Records supplied |
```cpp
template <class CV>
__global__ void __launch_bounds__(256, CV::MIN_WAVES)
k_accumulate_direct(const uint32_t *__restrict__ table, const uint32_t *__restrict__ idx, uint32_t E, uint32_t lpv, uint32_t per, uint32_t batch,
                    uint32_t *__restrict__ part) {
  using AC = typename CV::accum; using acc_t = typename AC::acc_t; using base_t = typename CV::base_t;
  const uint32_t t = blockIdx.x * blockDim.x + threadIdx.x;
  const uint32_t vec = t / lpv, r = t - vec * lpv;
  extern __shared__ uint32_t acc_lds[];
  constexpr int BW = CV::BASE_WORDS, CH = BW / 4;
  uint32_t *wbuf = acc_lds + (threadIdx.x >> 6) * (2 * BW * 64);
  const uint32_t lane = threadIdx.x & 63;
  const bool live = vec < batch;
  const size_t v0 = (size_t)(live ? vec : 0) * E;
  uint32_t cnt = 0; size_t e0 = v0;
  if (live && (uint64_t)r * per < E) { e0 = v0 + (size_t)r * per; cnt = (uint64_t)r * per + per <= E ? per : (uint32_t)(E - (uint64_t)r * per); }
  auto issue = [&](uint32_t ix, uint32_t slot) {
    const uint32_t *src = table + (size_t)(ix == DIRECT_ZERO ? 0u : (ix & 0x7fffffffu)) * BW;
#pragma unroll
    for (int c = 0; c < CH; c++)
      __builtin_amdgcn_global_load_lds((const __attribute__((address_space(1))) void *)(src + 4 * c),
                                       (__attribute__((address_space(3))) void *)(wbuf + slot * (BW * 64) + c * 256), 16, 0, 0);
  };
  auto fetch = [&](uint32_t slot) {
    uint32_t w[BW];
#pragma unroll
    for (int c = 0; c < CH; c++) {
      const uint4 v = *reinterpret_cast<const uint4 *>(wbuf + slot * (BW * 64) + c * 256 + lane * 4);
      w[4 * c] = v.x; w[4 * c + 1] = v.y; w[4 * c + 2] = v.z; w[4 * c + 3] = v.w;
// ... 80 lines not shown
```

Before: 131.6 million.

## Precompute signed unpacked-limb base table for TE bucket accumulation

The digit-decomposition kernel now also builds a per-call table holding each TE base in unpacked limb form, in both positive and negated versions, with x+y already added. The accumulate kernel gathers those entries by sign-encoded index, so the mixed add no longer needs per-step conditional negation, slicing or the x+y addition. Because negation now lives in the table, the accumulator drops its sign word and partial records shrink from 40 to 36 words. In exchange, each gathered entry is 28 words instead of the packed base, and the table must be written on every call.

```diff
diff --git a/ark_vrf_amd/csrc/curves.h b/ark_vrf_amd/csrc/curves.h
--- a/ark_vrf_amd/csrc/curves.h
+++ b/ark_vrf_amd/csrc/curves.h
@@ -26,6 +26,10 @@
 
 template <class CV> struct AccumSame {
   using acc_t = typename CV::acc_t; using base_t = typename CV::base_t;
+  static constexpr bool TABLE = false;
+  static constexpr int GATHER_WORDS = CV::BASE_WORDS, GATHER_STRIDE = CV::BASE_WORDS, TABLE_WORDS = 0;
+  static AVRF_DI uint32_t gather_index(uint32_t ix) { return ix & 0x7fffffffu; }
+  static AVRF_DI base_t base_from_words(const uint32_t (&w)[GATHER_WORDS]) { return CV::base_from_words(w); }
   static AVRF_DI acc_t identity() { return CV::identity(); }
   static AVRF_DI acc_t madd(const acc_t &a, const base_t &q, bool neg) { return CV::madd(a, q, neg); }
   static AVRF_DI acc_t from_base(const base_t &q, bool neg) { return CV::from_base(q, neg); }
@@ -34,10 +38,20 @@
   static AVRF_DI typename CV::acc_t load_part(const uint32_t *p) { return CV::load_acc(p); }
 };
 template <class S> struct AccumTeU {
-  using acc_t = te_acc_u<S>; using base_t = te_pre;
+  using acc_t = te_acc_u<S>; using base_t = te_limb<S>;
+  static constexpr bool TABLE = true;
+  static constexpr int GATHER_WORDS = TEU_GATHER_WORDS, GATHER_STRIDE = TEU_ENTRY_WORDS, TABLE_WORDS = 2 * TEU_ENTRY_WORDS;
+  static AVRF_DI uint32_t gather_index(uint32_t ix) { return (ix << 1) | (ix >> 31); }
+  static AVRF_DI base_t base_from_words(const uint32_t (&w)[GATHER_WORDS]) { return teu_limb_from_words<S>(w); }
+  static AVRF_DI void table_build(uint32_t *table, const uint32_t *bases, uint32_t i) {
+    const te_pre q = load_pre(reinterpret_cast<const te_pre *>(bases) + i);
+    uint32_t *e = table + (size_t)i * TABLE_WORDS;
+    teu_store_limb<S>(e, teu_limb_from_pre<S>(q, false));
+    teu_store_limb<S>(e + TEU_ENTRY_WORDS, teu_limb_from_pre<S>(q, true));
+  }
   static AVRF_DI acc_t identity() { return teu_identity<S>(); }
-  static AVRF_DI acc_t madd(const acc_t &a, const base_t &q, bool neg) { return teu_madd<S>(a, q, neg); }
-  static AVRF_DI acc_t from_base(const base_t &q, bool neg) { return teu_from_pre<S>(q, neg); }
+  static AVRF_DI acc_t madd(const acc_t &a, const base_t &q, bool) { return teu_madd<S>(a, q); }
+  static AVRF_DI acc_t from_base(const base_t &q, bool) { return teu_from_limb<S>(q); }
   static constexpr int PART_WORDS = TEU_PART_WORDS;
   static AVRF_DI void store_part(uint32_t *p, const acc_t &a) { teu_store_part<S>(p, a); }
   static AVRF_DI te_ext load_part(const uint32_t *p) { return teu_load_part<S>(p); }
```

Work request |
Only lines that contain "threadIdx" are needed, so copy each of them from the data.

Written solution |
  const uint32_t t = blockIdx.x * blockDim.x + threadIdx.x;
  uint32_t *wbuf = acc_lds + (threadIdx.x >> 6) * (2 * BW * 64);
  const uint32_t lane = threadIdx.x & 63;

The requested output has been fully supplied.